-- Task material follows --

diff --git a/uda_clr_amd/csrc/igemm_args.h b/uda_clr_amd/csrc/igemm_args.h
--- a/uda_clr_amd/csrc/igemm_args.h
+++ b/uda_clr_amd/csrc/igemm_args.h
@@ -18,6 +18,15 @@
     int stride, Ho, Wo;
 };
 
+struct ConvRouteOut {
+    const float* gate;
+    float* dst;
+    uint32_t* packed;
+    int ldg, ldd, nb;
+    int Hs, Ws, C, vh, vw;
+    float slope;
+};
+
 struct WgradKArgs {
     uda_src_t src;
     const float* dy;
diff --git a/uda_clr_amd/csrc/igemm_conv.hip b/uda_clr_amd/csrc/igemm_conv.hip
--- a/uda_clr_amd/csrc/igemm_conv.hip
+++ b/uda_clr_amd/csrc/igemm_conv.hip
@@ -622,13 +622,12 @@
 
 extern "C" uint64_t uda_conv_fwd_workspace_bytes(const uda_conv_args_t* a) { return conv_plannable(a) ? conv_plan(a).ws_bytes : 0; }
 
-extern "C" int uda_conv_fwd(const uda_conv_args_t* a, void* stream) {
-    hipStream_t st = (hipStream_t)stream;
+static int conv_fwd(const uda_conv_args_t* a, const ConvRouteOut* rt, hipStream_t st) {
     UDA_REQUIRE(a != nullptr, "uda_conv_fwd: null args");
     if (int e = check_src(a->src, "uda_conv_fwd")) return e;
     UDA_REQUIRE(a->ksize >= 1 && a->ksize <= 3, "uda_conv_fwd: ksize must be 1, 2 or 3");
     UDA_REQUIRE(a->ksize != 2 || a->origin == 0 || a->origin == 1, "uda_conv_fwd: origin must be 0 or 1 for ksize 2");
-    UDA_REQUIRE(a->Cout > 0 && a->dil >= 1 && a->y && a->w, "uda_conv_fwd: bad args");
+    UDA_REQUIRE(a->Cout > 0 && a->dil >= 1 && (a->y || rt) && a->w, "uda_conv_fwd: bad args");
     UDA_REQUIRE(uda_aligned16(a->w), "uda_conv_fwd: weights must be 16-byte aligned");
     UDA_REQUIRE(a->ldy >= a->Cout, "uda_conv_fwd: ldy < Cout");
     UDA_REQUIRE(a->stride <= 2, "uda_conv_fwd: stride must be 1 or 2");
@@ -637,6 +636,15 @@
                 "uda_conv_fwd: operand too large for 32-bit byte offsets (P * ld must stay below 2^29 elements)");
     const ConvPlan p = conv_plan(a);
     if (p.error) return uda_set_error("%s", p.error);
+    if (rt) {
+        UDA_REQUIRE(p.family == CF_X3 || p.family == CF_X3_TAIL,
+                    "uda_conv_fwd_routed: these arguments do not run on the bf16x3 wide-tile kernel (uda_conv_uses_x3)");
+        UDA_REQUIRE(rt->Hs <= 2 * p.Ho - 2 && rt->Ws <= 2 * p.Wo - 2,
+                    "uda_conv_fwd_routed: source rows beyond 2*Hz - 3 or columns beyond 2*Wz - 3 are reached by no z element and would stay undefined");
+        const int64_t reach = (int64_t)a->src.N * rt->Hs * rt->Ws + 4 * rt->Ws;
+        UDA_REQUIRE(reach * rt->ldg < ((int64_t)1 << 29) && reach * (rt->packed ? (int64_t)rt->nb * 24 : (int64_t)rt->ldd) < ((int64_t)1 << 29),
+                    "uda_conv_fwd_routed: destination too large for 32-bit byte offsets");
+    }
     ConvKArgs k;
     k.src = a->src;
     k.stride = p.stride; k.Ho = p.Ho; k.Wo = p.Wo;
@@ -668,9 +676,33 @@
             return 0;
         case CF_FEW: case CF_LOW: case CF_NARROW: return launch_conv_tile(k, p, st);
         case CF_WS: return launch_conv_ws(k, p, st);
-        case CF_X3: case CF_X3_TAIL: return launch_conv_x3(k, p, a->x3_src, a->x3_w, a->workspace, st);
+        case CF_X3: case CF_X3_TAIL: return launch_conv_x3(k, p, a->x3_src, a->x3_w, a->workspace, rt, st);
         default: return uda_set_error("uda_conv_fwd: no kernel planned");
     }
+}
+
+extern "C" int uda_conv_fwd(const uda_conv_args_t* a, void* stream) { return conv_fwd(a, nullptr, (hipStream_t)stream); }
+
+extern "C" int uda_conv_fwd_routed(const uda_conv_args_t* a, const float* gate_rows, int64_t ld_gate, float slope, int Hs, int Ws, int C,
+                                   int valid_h, int valid_w, float* dst, int64_t ld_dst, void* dst_packed, void* stream) {
+    UDA_REQUIRE(a != nullptr, "uda_conv_fwd_routed: null args");
+    UDA_REQUIRE(a->ksize == 2 && a->origin == 1 && a->stride <= 1, "uda_conv_fwd_routed: needs ksize 2, origin 1, stride 1 (an input gradient on the z grid)");
+    UDA_REQUIRE(!a->stats && !a->bias && !a->addend, "uda_conv_fwd_routed: stats, bias and addend cannot be combined with a routed output");
+    UDA_REQUIRE(C > 0 && C % 32 == 0 && a->Cout == 4 * C,
+                "uda_conv_fwd_routed: needs Cout == 4*C and C %% 32 == 0 (a 32-column block lies inside one (a, b) group, whole 16-wide packed blocks)");
+    UDA_REQUIRE((dst != nullptr) != (dst_packed != nullptr), "uda_conv_fwd_routed: exactly one of dst and dst_packed");
+    UDA_REQUIRE(gate_rows && uda_aligned16(gate_rows) && ld_gate >= C && ld_gate % 4 == 0,
+                "uda_conv_fwd_routed: gate_rows must be 16-byte aligned rows of at least C floats");
+    UDA_REQUIRE(dst ? (uda_aligned16(dst) && ld_dst >= C && ld_dst % 4 == 0) : uda_aligned16(dst_packed),
+                "uda_conv_fwd_routed: dst must be 16-byte aligned (rows of at least C floats)");
+    UDA_REQUIRE(a->src.N > 0 && Hs > 0 && Ws > 0 && valid_h > 0 && valid_w > 0 && valid_h <= Hs && valid_w <= Ws &&
+                a->src.H == (valid_h + 5) / 2 && a->src.W == (valid_w + 5) / 2,
+                "uda_conv_fwd_routed: bad geometry (src must live on the z grid of the valid region)");
+    ConvRouteOut rt;
+    rt.gate = gate_rows; rt.dst = dst; rt.ldg = (int)ld_gate; rt.ldd = (int)ld_dst;
+    rt.packed = reinterpret_cast<uint32_t*>(dst_packed); rt.nb = C / X3_BK;
+    rt.Hs = Hs; rt.Ws = Ws; rt.C = C; rt.vh = valid_h; rt.vw = valid_w; rt.slope = slope;
+    return conv_fwd(a, &rt, (hipStream_t)stream);
 }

-- Task material concluded --

Print the material exactly as written, omitting nothing.

diff --git a/uda_clr_amd/csrc/igemm_args.h b/uda_clr_amd/csrc/igemm_args.h
--- a/uda_clr_amd/csrc/igemm_args.h
+++ b/uda_clr_amd/csrc/igemm_args.h
@@ -18,6 +18,15 @@
     int stride, Ho, Wo;
 };
 
+struct ConvRouteOut {
+    const float* gate;
+    float* dst;
+    uint32_t* packed;
+    int ldg, ldd, nb;
+    int Hs, Ws, C, vh, vw;
+    float slope;
+};
+
 struct WgradKArgs {
     uda_src_t src;
     const float* dy;
diff --git a/uda_clr_amd/csrc/igemm_conv.hip b/uda_clr_amd/csrc/igemm_conv.hip
--- a/uda_clr_amd/csrc/igemm_conv.hip
+++ b/uda_clr_amd/csrc/igemm_conv.hip
@@ -622,13 +622,12 @@
 
 extern "C" uint64_t uda_conv_fwd_workspace_bytes(const uda_conv_args_t* a) { return conv_plannable(a) ? conv_plan(a).ws_bytes : 0; }
 
-extern "C" int uda_conv_fwd(const uda_conv_args_t* a, void* stream) {
-    hipStream_t st = (hipStream_t)stream;
+static int conv_fwd(const uda_conv_args_t* a, const ConvRouteOut* rt, hipStream_t st) {
     UDA_REQUIRE(a != nullptr, "uda_conv_fwd: null args");
     if (int e = check_src(a->src, "uda_conv_fwd")) return e;
     UDA_REQUIRE(a->ksize >= 1 && a->ksize <= 3, "uda_conv_fwd: ksize must be 1, 2 or 3");
     UDA_REQUIRE(a->ksize != 2 || a->origin == 0 || a->origin == 1, "uda_conv_fwd: origin must be 0 or 1 for ksize 2");
-    UDA_REQUIRE(a->Cout > 0 && a->dil >= 1 && a->y && a->w, "uda_conv_fwd: bad args");
+    UDA_REQUIRE(a->Cout > 0 && a->dil >= 1 && (a->y || rt) && a->w, "uda_conv_fwd: bad args");
     UDA_REQUIRE(uda_aligned16(a->w), "uda_conv_fwd: weights must be 16-byte aligned");
     UDA_REQUIRE(a->ldy >= a->Cout, "uda_conv_fwd: ldy < Cout");
     UDA_REQUIRE(a->stride <= 2, "uda_conv_fwd: stride must be 1 or 2");
@@ -637,6 +636,15 @@
                 "uda_conv_fwd: operand too large for 32-bit byte offsets (P * ld must stay below 2^29 elements)");
     const ConvPlan p = conv_plan(a);
     if (p.error) return uda_set_error("%s", p.error);
+    if (rt) {
+        UDA_REQUIRE(p.family == CF_X3 || p.family == CF_X3_TAIL,
+                    "uda_conv_fwd_routed: these arguments do not run on the bf16x3 wide-tile kernel (uda_conv_uses_x3)");
+        UDA_REQUIRE(rt->Hs <= 2 * p.Ho - 2 && rt->Ws <= 2 * p.Wo - 2,
+                    "uda_conv_fwd_routed: source rows beyond 2*Hz - 3 or columns beyond 2*Wz - 3 are reached by no z element and would stay undefined");
+        const int64_t reach = (int64_t)a->src.N * rt->Hs * rt->Ws + 4 * rt->Ws;
+        UDA_REQUIRE(reach * rt->ldg < ((int64_t)1 << 29) && reach * (rt->packed ? (int64_t)rt->nb * 24 : (int64_t)rt->ldd) < ((int64_t)1 << 29),
+                    "uda_conv_fwd_routed: destination too large for 32-bit byte offsets");
+    }
     ConvKArgs k;
     k.src = a->src;
     k.stride = p.stride; k.Ho = p.Ho; k.Wo = p.Wo;
@@ -668,9 +676,33 @@
             return 0;
         case CF_FEW: case CF_LOW: case CF_NARROW: return launch_conv_tile(k, p, st);
         case CF_WS: return launch_conv_ws(k, p, st);
-        case CF_X3: case CF_X3_TAIL: return launch_conv_x3(k, p, a->x3_src, a->x3_w, a->workspace, st);
+        case CF_X3: case CF_X3_TAIL: return launch_conv_x3(k, p, a->x3_src, a->x3_w, a->workspace, rt, st);
         default: return uda_set_error("uda_conv_fwd: no kernel planned");
     }
+}
+
+extern "C" int uda_conv_fwd(const uda_conv_args_t* a, void* stream) { return conv_fwd(a, nullptr, (hipStream_t)stream); }
+
+extern "C" int uda_conv_fwd_routed(const uda_conv_args_t* a, const float* gate_rows, int64_t ld_gate, float slope, int Hs, int Ws, int C,
+                                   int valid_h, int valid_w, float* dst, int64_t ld_dst, void* dst_packed, void* stream) {
+    UDA_REQUIRE(a != nullptr, "uda_conv_fwd_routed: null args");
+    UDA_REQUIRE(a->ksize == 2 && a->origin == 1 && a->stride <= 1, "uda_conv_fwd_routed: needs ksize 2, origin 1, stride 1 (an input gradient on the z grid)");
+    UDA_REQUIRE(!a->stats && !a->bias && !a->addend, "uda_conv_fwd_routed: stats, bias and addend cannot be combined with a routed output");
+    UDA_REQUIRE(C > 0 && C % 32 == 0 && a->Cout == 4 * C,
+                "uda_conv_fwd_routed: needs Cout == 4*C and C %% 32 == 0 (a 32-column block lies inside one (a, b) group, whole 16-wide packed blocks)");
+    UDA_REQUIRE((dst != nullptr) != (dst_packed != nullptr), "uda_conv_fwd_routed: exactly one of dst and dst_packed");
+    UDA_REQUIRE(gate_rows && uda_aligned16(gate_rows) && ld_gate >= C && ld_gate % 4 == 0,
+                "uda_conv_fwd_routed: gate_rows must be 16-byte aligned rows of at least C floats");
+    UDA_REQUIRE(dst ? (uda_aligned16(dst) && ld_dst >= C && ld_dst % 4 == 0) : uda_aligned16(dst_packed),
+                "uda_conv_fwd_routed: dst must be 16-byte aligned (rows of at least C floats)");
+    UDA_REQUIRE(a->src.N > 0 && Hs > 0 && Ws > 0 && valid_h > 0 && valid_w > 0 && valid_h <= Hs && valid_w <= Ws &&
+                a->src.H == (valid_h + 5) / 2 && a->src.W == (valid_w + 5) / 2,
+                "uda_conv_fwd_routed: bad geometry (src must live on the z grid of the valid region)");
+    ConvRouteOut rt;
+    rt.gate = gate_rows; rt.dst = dst; rt.ldg = (int)ld_gate; rt.ldd = (int)ld_dst;
+    rt.packed = reinterpret_cast<uint32_t*>(dst_packed); rt.nb = C / X3_BK;
+    rt.Hs = Hs; rt.Ws = Ws; rt.C = C; rt.vh = valid_h; rt.vw = valid_w; rt.slope = slope;
+    return conv_fwd(a, &rt, (hipStream_t)stream);
 }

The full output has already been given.